_Work to complete_
Given the entries that follow, write out exactly the lines starting at the one containing "const int* slots; const int* past;" and ending at the one containing "constexpr int EMF_MAX_LAYERS = 12;", both ends included, and only those.

Top of Supplied data

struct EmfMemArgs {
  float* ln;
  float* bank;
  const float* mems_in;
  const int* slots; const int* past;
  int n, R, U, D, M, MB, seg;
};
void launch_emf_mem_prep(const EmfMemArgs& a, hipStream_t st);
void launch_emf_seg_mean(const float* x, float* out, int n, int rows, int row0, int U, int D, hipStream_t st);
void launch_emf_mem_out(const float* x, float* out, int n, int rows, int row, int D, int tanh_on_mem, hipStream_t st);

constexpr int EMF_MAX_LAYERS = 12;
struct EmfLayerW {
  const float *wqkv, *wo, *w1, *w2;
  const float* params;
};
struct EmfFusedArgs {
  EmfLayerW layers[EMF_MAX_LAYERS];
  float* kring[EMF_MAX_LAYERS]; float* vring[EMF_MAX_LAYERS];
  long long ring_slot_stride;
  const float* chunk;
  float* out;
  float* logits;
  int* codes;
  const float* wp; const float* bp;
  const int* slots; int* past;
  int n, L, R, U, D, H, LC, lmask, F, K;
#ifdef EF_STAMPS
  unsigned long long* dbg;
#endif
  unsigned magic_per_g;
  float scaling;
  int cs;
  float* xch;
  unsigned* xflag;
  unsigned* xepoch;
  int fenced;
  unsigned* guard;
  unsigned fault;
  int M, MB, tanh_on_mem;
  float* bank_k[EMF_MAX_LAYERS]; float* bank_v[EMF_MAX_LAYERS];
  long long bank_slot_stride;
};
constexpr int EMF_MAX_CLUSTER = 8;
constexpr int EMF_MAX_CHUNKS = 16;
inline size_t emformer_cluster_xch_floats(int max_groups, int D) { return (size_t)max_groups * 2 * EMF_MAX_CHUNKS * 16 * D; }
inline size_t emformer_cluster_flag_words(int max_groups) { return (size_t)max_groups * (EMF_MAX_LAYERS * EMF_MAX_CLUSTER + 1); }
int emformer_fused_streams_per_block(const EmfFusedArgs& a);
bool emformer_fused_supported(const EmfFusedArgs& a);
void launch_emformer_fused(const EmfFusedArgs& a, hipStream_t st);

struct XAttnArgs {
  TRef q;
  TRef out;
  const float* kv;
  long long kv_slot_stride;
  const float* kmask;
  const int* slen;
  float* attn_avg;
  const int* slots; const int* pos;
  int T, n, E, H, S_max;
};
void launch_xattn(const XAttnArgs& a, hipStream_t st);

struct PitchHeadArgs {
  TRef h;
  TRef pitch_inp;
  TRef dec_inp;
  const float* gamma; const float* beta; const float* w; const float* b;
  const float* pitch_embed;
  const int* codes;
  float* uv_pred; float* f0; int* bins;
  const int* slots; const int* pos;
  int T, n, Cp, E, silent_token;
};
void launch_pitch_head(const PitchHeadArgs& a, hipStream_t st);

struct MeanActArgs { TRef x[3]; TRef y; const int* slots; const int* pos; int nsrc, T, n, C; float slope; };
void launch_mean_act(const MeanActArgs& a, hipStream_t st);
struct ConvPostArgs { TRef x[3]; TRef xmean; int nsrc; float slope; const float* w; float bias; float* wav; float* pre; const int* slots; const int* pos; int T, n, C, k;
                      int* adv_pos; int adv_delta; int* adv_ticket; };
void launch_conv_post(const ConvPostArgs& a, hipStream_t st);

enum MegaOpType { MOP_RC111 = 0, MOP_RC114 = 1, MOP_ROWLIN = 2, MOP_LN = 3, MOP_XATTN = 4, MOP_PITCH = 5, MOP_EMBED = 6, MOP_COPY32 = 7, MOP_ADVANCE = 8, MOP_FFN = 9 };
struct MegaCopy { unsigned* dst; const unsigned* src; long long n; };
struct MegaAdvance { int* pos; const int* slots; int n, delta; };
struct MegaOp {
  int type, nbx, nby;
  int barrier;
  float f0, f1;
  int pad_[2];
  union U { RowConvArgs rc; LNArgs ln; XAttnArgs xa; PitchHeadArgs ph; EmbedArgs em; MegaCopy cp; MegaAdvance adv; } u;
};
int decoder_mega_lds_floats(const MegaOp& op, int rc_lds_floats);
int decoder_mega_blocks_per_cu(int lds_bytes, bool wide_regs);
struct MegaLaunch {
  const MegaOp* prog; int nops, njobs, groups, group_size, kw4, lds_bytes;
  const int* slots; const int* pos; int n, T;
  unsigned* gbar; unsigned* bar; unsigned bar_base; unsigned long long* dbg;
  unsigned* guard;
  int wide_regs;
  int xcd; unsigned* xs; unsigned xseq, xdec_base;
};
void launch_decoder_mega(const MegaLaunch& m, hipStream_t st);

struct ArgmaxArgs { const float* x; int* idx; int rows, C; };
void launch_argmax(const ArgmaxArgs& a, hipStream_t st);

Bottom of Supplied data
Top of Supplied data

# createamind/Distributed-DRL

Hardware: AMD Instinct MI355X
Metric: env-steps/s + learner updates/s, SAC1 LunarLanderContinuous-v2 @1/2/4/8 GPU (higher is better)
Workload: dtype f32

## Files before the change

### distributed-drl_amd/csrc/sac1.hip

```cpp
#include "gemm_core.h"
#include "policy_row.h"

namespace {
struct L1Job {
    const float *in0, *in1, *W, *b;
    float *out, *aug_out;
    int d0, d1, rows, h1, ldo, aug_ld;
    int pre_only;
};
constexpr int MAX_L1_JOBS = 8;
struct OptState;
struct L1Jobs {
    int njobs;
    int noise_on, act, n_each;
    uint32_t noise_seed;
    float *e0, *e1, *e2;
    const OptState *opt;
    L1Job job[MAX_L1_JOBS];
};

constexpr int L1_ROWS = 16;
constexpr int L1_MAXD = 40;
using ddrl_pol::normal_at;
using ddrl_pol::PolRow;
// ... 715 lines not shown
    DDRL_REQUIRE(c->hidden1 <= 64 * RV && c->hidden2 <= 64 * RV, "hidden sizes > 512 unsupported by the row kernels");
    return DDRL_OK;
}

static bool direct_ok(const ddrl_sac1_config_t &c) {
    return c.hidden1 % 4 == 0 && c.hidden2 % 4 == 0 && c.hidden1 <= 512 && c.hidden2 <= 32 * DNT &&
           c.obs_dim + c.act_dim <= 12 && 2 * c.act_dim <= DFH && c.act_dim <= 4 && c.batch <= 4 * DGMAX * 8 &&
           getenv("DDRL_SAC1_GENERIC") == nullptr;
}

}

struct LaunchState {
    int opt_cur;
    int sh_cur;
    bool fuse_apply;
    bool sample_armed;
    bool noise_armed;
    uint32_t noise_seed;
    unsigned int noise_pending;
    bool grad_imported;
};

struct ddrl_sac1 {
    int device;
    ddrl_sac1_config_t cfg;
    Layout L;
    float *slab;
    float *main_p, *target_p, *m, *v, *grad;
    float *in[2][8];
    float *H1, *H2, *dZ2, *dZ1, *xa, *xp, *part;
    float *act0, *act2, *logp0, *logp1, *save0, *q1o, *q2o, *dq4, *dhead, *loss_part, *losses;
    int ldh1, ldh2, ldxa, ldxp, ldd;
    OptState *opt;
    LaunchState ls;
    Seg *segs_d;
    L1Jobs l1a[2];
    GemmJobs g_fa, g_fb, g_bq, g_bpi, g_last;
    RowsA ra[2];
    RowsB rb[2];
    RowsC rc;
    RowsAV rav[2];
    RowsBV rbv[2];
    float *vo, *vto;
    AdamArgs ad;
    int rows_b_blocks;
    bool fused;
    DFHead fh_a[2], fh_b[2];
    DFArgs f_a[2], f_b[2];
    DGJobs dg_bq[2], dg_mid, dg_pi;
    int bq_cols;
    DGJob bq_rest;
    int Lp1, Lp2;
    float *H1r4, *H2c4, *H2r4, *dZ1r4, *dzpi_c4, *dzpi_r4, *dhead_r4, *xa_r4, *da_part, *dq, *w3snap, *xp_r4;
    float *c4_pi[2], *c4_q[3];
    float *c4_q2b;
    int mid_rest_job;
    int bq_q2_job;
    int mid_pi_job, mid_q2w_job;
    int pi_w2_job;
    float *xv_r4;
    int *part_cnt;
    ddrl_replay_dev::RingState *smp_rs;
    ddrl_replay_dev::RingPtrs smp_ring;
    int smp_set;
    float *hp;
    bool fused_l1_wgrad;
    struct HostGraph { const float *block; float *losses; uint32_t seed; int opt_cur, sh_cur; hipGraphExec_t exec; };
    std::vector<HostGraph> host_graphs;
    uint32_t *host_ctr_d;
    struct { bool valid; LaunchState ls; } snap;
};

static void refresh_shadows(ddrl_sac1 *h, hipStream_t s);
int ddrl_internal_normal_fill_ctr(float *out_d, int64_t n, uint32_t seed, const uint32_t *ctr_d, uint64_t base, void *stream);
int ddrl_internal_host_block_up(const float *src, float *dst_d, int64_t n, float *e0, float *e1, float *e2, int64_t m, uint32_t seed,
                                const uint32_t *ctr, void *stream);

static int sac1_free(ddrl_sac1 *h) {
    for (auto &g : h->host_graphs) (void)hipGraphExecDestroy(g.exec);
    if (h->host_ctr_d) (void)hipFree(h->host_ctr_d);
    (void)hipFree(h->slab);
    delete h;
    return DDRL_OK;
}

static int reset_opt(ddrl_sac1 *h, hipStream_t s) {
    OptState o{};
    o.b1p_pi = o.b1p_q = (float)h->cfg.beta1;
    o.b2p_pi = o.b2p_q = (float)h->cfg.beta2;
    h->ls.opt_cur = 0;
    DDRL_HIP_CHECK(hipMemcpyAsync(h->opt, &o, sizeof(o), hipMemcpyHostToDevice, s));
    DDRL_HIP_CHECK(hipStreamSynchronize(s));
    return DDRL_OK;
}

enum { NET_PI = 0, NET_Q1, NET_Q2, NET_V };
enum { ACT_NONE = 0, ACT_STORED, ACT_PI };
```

Bottom of Supplied data

_Solution for this exercise_
  const int* slots; const int* past;
  int n, R, U, D, M, MB, seg;
};
void launch_emf_mem_prep(const EmfMemArgs& a, hipStream_t st);
void launch_emf_seg_mean(const float* x, float* out, int n, int rows, int row0, int U, int D, hipStream_t st);
void launch_emf_mem_out(const float* x, float* out, int n, int rows, int row, int D, int tanh_on_mem, hipStream_t st);

constexpr int EMF_MAX_LAYERS = 12;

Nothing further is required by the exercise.